(Stored records)
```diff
@@ -112,6 +116,8 @@
                   adnm_stream_t stream);
 int adnm_gate_bwd(const void* dy, int64_t lddy, const void* h, int64_t ldh, void* dh, int64_t lddh, int64_t M,
                   int64_t F, int dtype, adnm_stream_t stream);
+int adnm_gate_fwd_multi(int64_t n, float* const* ptrs, const int64_t* dims, int dtype, adnm_stream_t stream);
+int adnm_gate_bwd_multi(int64_t n, float* const* ptrs, const int64_t* dims, int dtype, adnm_stream_t stream);
 
 int adnm_igate_fwd(const void* x, const float* enhance, const float* threshold, void* y, int64_t n, int dtype,
                    adnm_stream_t stream);
```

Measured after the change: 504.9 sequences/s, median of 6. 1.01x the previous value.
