__device__ __forceinline__ unsigned long long mirror_stamp(unsigned epoch, int v) {
  return (static_cast<unsigned long long>(epoch) << 32) | static_cast<unsigned>(v);
}
__device__ __forceinline__ void mirror_publish(ScalMirror* m, double zz, int iters, int done, unsigned epoch) {
  if (m == nullptr) return;
  m->zz = zz;
  m->iters = iters;
  __hip_atomic_store(&m->done_st, mirror_stamp(epoch, done), __ATOMIC_RELAXED, __HIP_MEMORY_SCOPE_SYSTEM);
  __threadfence_system();
  __hip_atomic_store(&m->tested_st, mirror_stamp(epoch, iters + 1), __ATOMIC_RELEASE, __HIP_MEMORY_SCOPE_SYSTEM);
}
__device__ __forceinline__ void mirror_breakdown(ScalMirror* m, unsigned epoch) {
  if (m != nullptr) __hip_atomic_store(&m->done_st, mirror_stamp(epoch, 2), __ATOMIC_RELEASE, __HIP_MEMORY_SCOPE_SYSTEM);
}

struct ColComp { const int32_t* dptr; const int32_t* dict; const uint16_t* id; int xd_off; int own; };
struct ValComp : ColComp { const int32_t* vptr; const double* vlist; const uint32_t* cv; int vl_off; int vcap; };

#ifndef HF_NT_STREAM
#define HF_NT_STREAM 0
#endif
#ifndef HF_PIPE
#define HF_PIPE 1
#endif
#ifndef HF_PHASE_CLOCK
#define HF_PHASE_CLOCK -1
#endif
#if HF_PHASE_CLOCK >= 0
#ifndef HF_PHASE_CONV
#define HF_PHASE_CONV 0
#endif
__device__ unsigned long long g_phase[MAXP * 16];
#define HF_STAMP(slot)                                                                                   \
  do {                                                                                                   \
    if (MODE == HF_PHASE_CLOCK && C16 && (MODE != 0 || (part2 != nullptr) == (HF_PHASE_CONV != 0)) && threadIdx.x == 0 && (slot) < 16) \
      g_phase[blockIdx.x * 16 + (slot)] = wall_clock64();                                                \
  } while (0)
#else
#define HF_STAMP(slot) do { } while (0)
#endif
template <typename T>
__device__ __forceinline__ T stream_load(const T* p) {
#if HF_NT_STREAM
  return __builtin_nontemporal_load(p);
#else
  return *p;
#endif
}

__device__ __forceinline__ double bdf2_operand(double un, double unm1) { return (4.0 * un - unm1) * (1.0 / 3.0); }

_WHAT IS NEEDED_. Could you copy every record above exactly as it stands?

_ANSWER SPACE_.
```diff
@@ -112,6 +116,8 @@
                   adnm_stream_t stream);
 int adnm_gate_bwd(const void* dy, int64_t lddy, const void* h, int64_t ldh, void* dh, int64_t lddh, int64_t M,
                   int64_t F, int dtype, adnm_stream_t stream);
+int adnm_gate_fwd_multi(int64_t n, float* const* ptrs, const int64_t* dims, int dtype, adnm_stream_t stream);
+int adnm_gate_bwd_multi(int64_t n, float* const* ptrs, const int64_t* dims, int dtype, adnm_stream_t stream);
 
 int adnm_igate_fwd(const void* x, const float* enhance, const float* threshold, void* y, int64_t n, int dtype,
                    adnm_stream_t stream);
```

Measured after the change: 504.9 sequences/s, median of 6. 1.01x the previous value.
__device__ __forceinline__ unsigned long long mirror_stamp(unsigned epoch, int v) {
  return (static_cast<unsigned long long>(epoch) << 32) | static_cast<unsigned>(v);
}
__device__ __forceinline__ void mirror_publish(ScalMirror* m, double zz, int iters, int done, unsigned epoch) {
  if (m == nullptr) return;
  m->zz = zz;
  m->iters = iters;
  __hip_atomic_store(&m->done_st, mirror_stamp(epoch, done), __ATOMIC_RELAXED, __HIP_MEMORY_SCOPE_SYSTEM);
  __threadfence_system();
  __hip_atomic_store(&m->tested_st, mirror_stamp(epoch, iters + 1), __ATOMIC_RELEASE, __HIP_MEMORY_SCOPE_SYSTEM);
}
__device__ __forceinline__ void mirror_breakdown(ScalMirror* m, unsigned epoch) {
  if (m != nullptr) __hip_atomic_store(&m->done_st, mirror_stamp(epoch, 2), __ATOMIC_RELEASE, __HIP_MEMORY_SCOPE_SYSTEM);
}

struct ColComp { const int32_t* dptr; const int32_t* dict; const uint16_t* id; int xd_off; int own; };
struct ValComp : ColComp { const int32_t* vptr; const double* vlist; const uint32_t* cv; int vl_off; int vcap; };

#ifndef HF_NT_STREAM
#define HF_NT_STREAM 0
#endif
#ifndef HF_PIPE
#define HF_PIPE 1
#endif
#ifndef HF_PHASE_CLOCK
#define HF_PHASE_CLOCK -1
#endif
#if HF_PHASE_CLOCK >= 0
#ifndef HF_PHASE_CONV
#define HF_PHASE_CONV 0
#endif
__device__ unsigned long long g_phase[MAXP * 16];
#define HF_STAMP(slot)                                                                                   \
  do {                                                                                                   \
    if (MODE == HF_PHASE_CLOCK && C16 && (MODE != 0 || (part2 != nullptr) == (HF_PHASE_CONV != 0)) && threadIdx.x == 0 && (slot) < 16) \
      g_phase[blockIdx.x * 16 + (slot)] = wall_clock64();                                                \
  } while (0)
#else
#define HF_STAMP(slot) do { } while (0)
#endif
template <typename T>
__device__ __forceinline__ T stream_load(const T* p) {
#if HF_NT_STREAM
  return __builtin_nontemporal_load(p);
#else
  return *p;
#endif
}

__device__ __forceinline__ double bdf2_operand(double un, double unm1) { return (4.0 * un - unm1) * (1.0 / 3.0); }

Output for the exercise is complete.